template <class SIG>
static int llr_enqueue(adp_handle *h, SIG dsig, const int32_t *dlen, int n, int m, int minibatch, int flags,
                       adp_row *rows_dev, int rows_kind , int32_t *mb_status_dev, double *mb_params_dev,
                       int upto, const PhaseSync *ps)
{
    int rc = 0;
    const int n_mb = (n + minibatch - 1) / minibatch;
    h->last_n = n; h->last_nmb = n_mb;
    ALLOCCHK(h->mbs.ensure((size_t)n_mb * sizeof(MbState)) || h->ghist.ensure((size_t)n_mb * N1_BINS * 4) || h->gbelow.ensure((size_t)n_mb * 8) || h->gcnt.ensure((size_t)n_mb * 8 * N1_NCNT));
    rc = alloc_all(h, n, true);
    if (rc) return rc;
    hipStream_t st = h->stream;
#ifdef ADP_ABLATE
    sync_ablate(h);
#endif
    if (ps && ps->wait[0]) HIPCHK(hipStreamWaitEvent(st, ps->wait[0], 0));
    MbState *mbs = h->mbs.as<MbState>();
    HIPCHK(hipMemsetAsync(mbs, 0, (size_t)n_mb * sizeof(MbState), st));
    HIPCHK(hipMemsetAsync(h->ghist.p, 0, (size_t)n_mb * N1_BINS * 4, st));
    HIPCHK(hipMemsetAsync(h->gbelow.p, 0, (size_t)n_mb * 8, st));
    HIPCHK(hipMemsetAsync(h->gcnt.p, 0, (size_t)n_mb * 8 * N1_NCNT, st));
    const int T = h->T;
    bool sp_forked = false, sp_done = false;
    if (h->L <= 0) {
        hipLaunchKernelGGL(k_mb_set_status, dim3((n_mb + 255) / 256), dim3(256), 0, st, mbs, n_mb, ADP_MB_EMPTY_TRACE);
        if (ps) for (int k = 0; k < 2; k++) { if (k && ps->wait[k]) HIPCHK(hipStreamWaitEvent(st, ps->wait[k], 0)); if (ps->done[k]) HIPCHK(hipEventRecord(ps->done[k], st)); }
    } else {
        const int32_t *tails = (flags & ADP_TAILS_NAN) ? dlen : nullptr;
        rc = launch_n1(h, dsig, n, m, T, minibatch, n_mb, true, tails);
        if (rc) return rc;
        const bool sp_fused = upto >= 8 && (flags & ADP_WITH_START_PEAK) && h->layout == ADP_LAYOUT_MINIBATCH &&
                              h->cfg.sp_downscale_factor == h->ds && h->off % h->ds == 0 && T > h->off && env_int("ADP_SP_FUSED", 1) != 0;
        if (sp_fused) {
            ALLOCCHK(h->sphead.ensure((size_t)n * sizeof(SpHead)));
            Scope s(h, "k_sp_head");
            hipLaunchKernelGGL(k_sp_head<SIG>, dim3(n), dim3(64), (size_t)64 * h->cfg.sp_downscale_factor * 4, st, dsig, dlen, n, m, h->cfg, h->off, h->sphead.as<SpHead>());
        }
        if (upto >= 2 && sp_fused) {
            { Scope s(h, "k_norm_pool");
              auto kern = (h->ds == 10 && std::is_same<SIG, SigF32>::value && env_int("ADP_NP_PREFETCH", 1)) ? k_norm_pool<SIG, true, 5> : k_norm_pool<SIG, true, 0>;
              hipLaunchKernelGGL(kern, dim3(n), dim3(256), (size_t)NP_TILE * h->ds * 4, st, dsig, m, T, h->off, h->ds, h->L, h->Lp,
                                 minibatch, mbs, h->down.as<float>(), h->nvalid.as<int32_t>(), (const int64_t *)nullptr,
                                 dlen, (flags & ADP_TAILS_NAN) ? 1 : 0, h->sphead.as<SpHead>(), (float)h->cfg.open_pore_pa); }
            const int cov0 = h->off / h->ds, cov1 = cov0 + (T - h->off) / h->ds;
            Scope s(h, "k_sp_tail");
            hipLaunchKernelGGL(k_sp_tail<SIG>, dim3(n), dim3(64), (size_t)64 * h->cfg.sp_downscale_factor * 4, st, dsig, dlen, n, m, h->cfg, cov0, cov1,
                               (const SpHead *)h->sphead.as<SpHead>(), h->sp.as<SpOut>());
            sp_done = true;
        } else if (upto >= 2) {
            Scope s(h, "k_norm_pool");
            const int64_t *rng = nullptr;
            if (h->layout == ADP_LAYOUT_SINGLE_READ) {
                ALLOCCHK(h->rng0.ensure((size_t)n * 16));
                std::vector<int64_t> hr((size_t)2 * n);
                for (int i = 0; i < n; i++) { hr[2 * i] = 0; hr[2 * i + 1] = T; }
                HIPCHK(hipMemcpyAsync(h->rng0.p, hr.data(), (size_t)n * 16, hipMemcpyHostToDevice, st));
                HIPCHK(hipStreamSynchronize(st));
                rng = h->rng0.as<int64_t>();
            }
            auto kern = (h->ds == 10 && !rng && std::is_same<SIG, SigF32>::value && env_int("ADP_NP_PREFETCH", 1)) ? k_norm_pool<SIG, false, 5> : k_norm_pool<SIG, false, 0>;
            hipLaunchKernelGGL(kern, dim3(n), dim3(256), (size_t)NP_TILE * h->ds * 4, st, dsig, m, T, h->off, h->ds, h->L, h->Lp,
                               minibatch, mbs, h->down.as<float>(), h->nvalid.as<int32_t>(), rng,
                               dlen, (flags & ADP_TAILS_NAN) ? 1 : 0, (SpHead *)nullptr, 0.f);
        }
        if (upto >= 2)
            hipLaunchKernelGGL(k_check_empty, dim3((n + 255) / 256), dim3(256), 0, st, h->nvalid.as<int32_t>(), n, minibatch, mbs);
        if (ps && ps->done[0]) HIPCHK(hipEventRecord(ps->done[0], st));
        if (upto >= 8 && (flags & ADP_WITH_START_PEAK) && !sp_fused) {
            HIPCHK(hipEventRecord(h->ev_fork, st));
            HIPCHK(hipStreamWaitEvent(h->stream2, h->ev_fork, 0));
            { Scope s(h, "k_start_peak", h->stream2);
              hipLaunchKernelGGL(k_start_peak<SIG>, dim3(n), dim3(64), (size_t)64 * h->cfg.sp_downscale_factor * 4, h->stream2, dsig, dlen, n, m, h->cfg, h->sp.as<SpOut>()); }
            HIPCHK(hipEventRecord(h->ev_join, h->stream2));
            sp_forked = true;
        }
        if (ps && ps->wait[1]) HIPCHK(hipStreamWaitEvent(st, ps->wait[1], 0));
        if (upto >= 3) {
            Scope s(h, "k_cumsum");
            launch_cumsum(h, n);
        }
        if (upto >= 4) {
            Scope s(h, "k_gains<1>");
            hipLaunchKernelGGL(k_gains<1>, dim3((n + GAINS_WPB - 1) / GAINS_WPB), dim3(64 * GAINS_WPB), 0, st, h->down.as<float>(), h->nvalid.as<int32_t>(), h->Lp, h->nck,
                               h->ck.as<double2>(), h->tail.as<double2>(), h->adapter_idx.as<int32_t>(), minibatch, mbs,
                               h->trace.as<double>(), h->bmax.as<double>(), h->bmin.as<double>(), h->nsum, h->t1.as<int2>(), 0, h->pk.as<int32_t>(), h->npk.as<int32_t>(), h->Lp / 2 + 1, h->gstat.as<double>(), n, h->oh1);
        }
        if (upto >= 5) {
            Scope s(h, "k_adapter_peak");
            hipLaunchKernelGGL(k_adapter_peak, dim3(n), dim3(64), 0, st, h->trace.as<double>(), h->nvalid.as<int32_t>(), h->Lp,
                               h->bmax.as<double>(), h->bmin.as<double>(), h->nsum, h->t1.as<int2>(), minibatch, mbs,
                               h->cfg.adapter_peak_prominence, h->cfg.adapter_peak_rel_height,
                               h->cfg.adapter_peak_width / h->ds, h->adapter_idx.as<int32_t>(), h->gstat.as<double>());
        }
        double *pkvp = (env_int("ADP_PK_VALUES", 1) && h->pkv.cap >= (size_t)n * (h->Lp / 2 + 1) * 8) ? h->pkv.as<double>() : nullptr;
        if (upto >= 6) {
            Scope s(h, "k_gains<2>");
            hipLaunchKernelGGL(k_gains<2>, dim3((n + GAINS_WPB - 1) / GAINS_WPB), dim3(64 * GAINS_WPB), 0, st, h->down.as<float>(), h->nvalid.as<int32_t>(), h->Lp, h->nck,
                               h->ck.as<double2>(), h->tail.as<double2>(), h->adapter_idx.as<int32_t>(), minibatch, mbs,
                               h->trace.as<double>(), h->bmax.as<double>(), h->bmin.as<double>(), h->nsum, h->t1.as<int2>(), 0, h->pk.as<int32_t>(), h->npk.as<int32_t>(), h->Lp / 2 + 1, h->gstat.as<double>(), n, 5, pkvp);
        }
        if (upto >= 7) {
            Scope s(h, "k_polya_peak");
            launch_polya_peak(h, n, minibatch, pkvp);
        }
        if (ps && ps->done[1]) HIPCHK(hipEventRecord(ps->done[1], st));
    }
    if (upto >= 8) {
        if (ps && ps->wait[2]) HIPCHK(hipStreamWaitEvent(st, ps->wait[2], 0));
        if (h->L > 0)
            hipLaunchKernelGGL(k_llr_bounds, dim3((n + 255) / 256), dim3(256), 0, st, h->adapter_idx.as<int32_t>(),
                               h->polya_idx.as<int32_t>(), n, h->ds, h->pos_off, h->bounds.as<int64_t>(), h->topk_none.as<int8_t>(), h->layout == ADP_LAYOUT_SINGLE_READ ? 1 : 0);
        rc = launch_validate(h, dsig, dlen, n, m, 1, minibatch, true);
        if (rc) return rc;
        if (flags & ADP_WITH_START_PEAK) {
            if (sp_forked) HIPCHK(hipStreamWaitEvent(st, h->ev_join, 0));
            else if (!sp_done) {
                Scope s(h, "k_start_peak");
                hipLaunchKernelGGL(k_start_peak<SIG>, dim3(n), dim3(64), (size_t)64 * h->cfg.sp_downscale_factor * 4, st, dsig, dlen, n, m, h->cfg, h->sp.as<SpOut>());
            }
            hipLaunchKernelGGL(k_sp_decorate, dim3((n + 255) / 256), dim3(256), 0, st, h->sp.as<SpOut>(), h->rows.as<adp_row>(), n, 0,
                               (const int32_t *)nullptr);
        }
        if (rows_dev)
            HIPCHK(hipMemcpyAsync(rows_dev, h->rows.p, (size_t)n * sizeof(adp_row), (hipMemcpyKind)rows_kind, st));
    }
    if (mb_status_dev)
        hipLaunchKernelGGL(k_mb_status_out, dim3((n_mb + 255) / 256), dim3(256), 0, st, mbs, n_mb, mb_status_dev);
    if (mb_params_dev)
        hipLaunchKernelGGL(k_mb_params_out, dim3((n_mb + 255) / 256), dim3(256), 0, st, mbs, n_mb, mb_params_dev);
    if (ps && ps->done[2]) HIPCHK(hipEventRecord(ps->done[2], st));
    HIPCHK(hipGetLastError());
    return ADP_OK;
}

## Exercise objective
The expected output is exactly the lines of the listing above between the line holding "int rc = 0;" and the line holding "hipLaunchKernelGGL(k_mb_set_status, dim3((n_mb +", inclusive.

## Reply to the task
    int rc = 0;
    const int n_mb = (n + minibatch - 1) / minibatch;
    h->last_n = n; h->last_nmb = n_mb;
    ALLOCCHK(h->mbs.ensure((size_t)n_mb * sizeof(MbState)) || h->ghist.ensure((size_t)n_mb * N1_BINS * 4) || h->gbelow.ensure((size_t)n_mb * 8) || h->gcnt.ensure((size_t)n_mb * 8 * N1_NCNT));
    rc = alloc_all(h, n, true);
    if (rc) return rc;
    hipStream_t st = h->stream;
#ifdef ADP_ABLATE
    sync_ablate(h);
#endif
    if (ps && ps->wait[0]) HIPCHK(hipStreamWaitEvent(st, ps->wait[0], 0));
    MbState *mbs = h->mbs.as<MbState>();
    HIPCHK(hipMemsetAsync(mbs, 0, (size_t)n_mb * sizeof(MbState), st));
    HIPCHK(hipMemsetAsync(h->ghist.p, 0, (size_t)n_mb * N1_BINS * 4, st));
    HIPCHK(hipMemsetAsync(h->gbelow.p, 0, (size_t)n_mb * 8, st));
    HIPCHK(hipMemsetAsync(h->gcnt.p, 0, (size_t)n_mb * 8 * N1_NCNT, st));
    const int T = h->T;
    bool sp_forked = false, sp_done = false;
    if (h->L <= 0) {
        hipLaunchKernelGGL(k_mb_set_status, dim3((n_mb + 255) / 256), dim3(256), 0, st, mbs, n_mb, ADP_MB_EMPTY_TRACE);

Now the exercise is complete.